Exercise requirements » Once the line with "a.CinPad / kCKW;" is found in the entries below, print it and each following line exactly, stopping after the line with "over_env = GRNET_AB_F(WINO_KSPLIT_OVER, -1.0);"; print nothing else.

Input »
+                        __builtin_amdgcn_raw_buffer_store_b128(__builtin_bit_cast(u32x4k, f32x4{y0, y1, y2, y3}), w_rsrc, wo + i * (WD * 4), 0, 16);
+                    }
+                } else {
+                    const float b = a.bias[co];
+                    const size_t obase = ((size_t)img * a.out_ctot + a.out_coff + co) * HW + ep.eorow * WD + 4 * ep.etx;
+#pragma unroll
+                    for (int i = 0; i < 4; ++i) {
+                        float y0, y1, y2, y3;
+                        at_f43<true>(s4[i], y0, y1, y2, y3, b);
+                        f32x4 y = f32x4{y0, y1, y2, y3};
+                        if (has_add) y += rcur[i];
+                        if (a.relu) { y[0] = fmaxf(y[0], 0.f); y[1] = fmaxf(y[1], 0.f); y[2] = fmaxf(y[2], 0.f); y[3] = fmaxf(y[3], 0.f); }
+                        *reinterpret_cast<f32x4*>(a.out + obase + i * WD) = y;
+                    }
                 }
             }
         }
     }
+    if constexpr (KS) {
+        if (part < 0) return;
+        unsigned* const arrived = reinterpret_cast<unsigned*>(smem + 2 * G::MTILE);
+        asm volatile("s_waitcnt vmcnt(0)" ::: "memory");
+        __syncthreads();
+        if (tid == 0) {
+            const unsigned before = __hip_atomic_fetch_add(kk.cnt + (id - kk.whole), 1u, __ATOMIC_RELAXED, __HIP_MEMORY_SCOPE_AGENT);
+            if (before == 1u) {
+                __builtin_amdgcn_fence(__ATOMIC_ACQUIRE, "agent");
+                asm volatile("s_waitcnt vmcnt(0)" ::: "memory");
+            }
+            *reinterpret_cast<volatile unsigned*>(arrived) = before;
+        }
+        __syncthreads();
+        if (*reinterpret_cast<volatile unsigned*>(arrived) != 1u) return;
+        const float* const p0 = kk.ws + (size_t)(id - kk.whole) * 2 * kSlotW;
+        if (ep.on) {
+#pragma unroll
+            for (int nt = 0; nt < NPW; ++nt) {
+                const int co = by * COUTW + eh * (NPW * 16) + nt * 16 + ep.ec;
+                if (co < a.Cout) {
+                    const float b = a.bias[co];
+                    const float* sp = p0 + ((eh * (NPW * 16) + nt * 16 + ep.ec) * 4) * WD + 4 * ep.etx;
+                    const size_t obase = ((size_t)img * a.out_ctot + a.out_coff + co) * HW + ep.eorow * WD + 4 * ep.etx;
+#pragma unroll
+                    for (int i = 0; i < 4; ++i) {
+                        const f32x4 first = *reinterpret_cast<const f32x4*>(sp + i * WD), second = *reinterpret_cast<const f32x4*>(sp + kSlotW + i * WD);
+                        f32x4 y = first + second;
+                        y += f32x4{b, b, b, b};
+                        if (a.relu) { y[0] = fmaxf(y[0], 0.f); y[1] = fmaxf(y[1], 0.f); y[2] = fmaxf(y[2], 0.f); y[3] = fmaxf(y[3], 0.f); }
+                        *reinterpret_cast<f32x4*>(a.out + obase + i * WD) = y;
+                    }
+                }
+            }
+        }
+        if (tid == 0) __hip_atomic_store(kk.cnt + (id - kk.whole), 0u, __ATOMIC_RELAXED, __HIP_MEMORY_SCOPE_AGENT);
+    }
 }
 
 template <int WD, int NPW>
-__global__ __launch_bounds__(512) void conv_wino4w_f32(const ConvArgs a) { conv_wino4w_body<WD, NPW>(a); }
+__global__ __launch_bounds__(512) void conv_wino4w_f32(const ConvArgs a) { conv_wino4w_body<WD, NPW>(a, Wino4KArgs{}); }
+__global__ __launch_bounds__(512) void conv_wino4wk_f32(const ConvArgs a, const Wino4KArgs kk) { conv_wino4w_body<56, 4, true>(a, kk); }
 
 }
 
@@ -411,7 +493,7 @@
     return kLdsB + pad;
 }
 
-hipError_t conv_wino4_form(const ConvArgs& a, Wino4Form* f) {
+hipError_t conv_wino4_form(const ConvArgs& a, Wino4Form* f, const Wino4KSplitWs* ks) {
     *f = Wino4Form{};
     f->nb = conv_wino4_blocks(a.Cout, a.W);
     if (!conv_wino4_eligible(a.Cin, a.Cout, a.ks, a.stride, a.H, a.W, a.n_add) || a.CinPad % kCK != 0 || a.CoutPad % (f->nb * 16) != 0) return hipErrorInvalidValue;
@@ -426,7 +508,31 @@
     f->xcd = f->gx % 8 == 0 && f->gx >= 16 ? 1 : 0;
     const int total = f->gx * f->gy;
     f->full = total;
-    if (wide || f->nb == 2) return hipSuccess;
+    if (wide) {
+        static const int ksplit_env = GRNET_AB(WINO_KSPLIT, 1);
+        if (!ks || !ks->ws || !ks->cnt || npw != 4 || a.W != 56 || a.H != 56 || a.n_add != 0 || !ksplit_env) return hipSuccess;
+        const int chunks = a.CinPad / kCKW;
+        Wino4KPlan p;
+        if (ks->force_k0 > 0) {
+            if (ks->force_k0 >= chunks) return hipErrorInvalidValue;
+            p.whole = 0; p.cut = total; p.k0 = ks->force_k0;
+        } else {
+            int cus = 0;
+            if (hipError_t e = device_cu_count(&cus); e != hipSuccess) return e;
+            static const double over_env = GRNET_AB_F(WINO_KSPLIT_OVER, -1.0);
+            static const int k0_env = GRNET_AB(WINO_KSPLIT_K0, 0);
+            const int group = a.N * f->gy;
+            p = over_env < 0 ? wino4_ksplit_plan(total, chunks, cus, a.n_add, group) : wino4_ksplit_plan(total, chunks, cus, a.n_add, group, kWino4KOverWhole, over_env, 0.0);
+            if (p.cut > 0 && k0_env > 0 && k0_env < chunks) p.k0 = k0_env;
+        }
+        if (p.cut > 0 && (size_t)p.cut * 2 * wino4_ksplit_slot_floats() <= ks->ws_floats && p.cut <= ks->cnt_words) {
+            f->kwhole = p.whole; f->kcut = p.cut; f->k0 = p.k0;
+            f->krows = p.whole / (a.N * f->gy);
+            f->krev = ks->force_k0 > 0 && ks->reverse ? 1 : 0;
+        }
+        return hipSuccess;
+    }
+    if (f->nb == 2) return hipSuccess;
     static const int split_env = GRNET_AB(WINO_SPLIT, 1);
     int kCUs = 0;
     if (hipError_t e = device_cu_count(&kCUs); e != hipSuccess) return e;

Task solution »
+        const int chunks = a.CinPad / kCKW;
+        Wino4KPlan p;
+        if (ks->force_k0 > 0) {
+            if (ks->force_k0 >= chunks) return hipErrorInvalidValue;
+            p.whole = 0; p.cut = total; p.k0 = ks->force_k0;
+        } else {
+            int cus = 0;
+            if (hipError_t e = device_cu_count(&cus); e != hipSuccess) return e;
+            static const double over_env = GRNET_AB_F(WINO_KSPLIT_OVER, -1.0);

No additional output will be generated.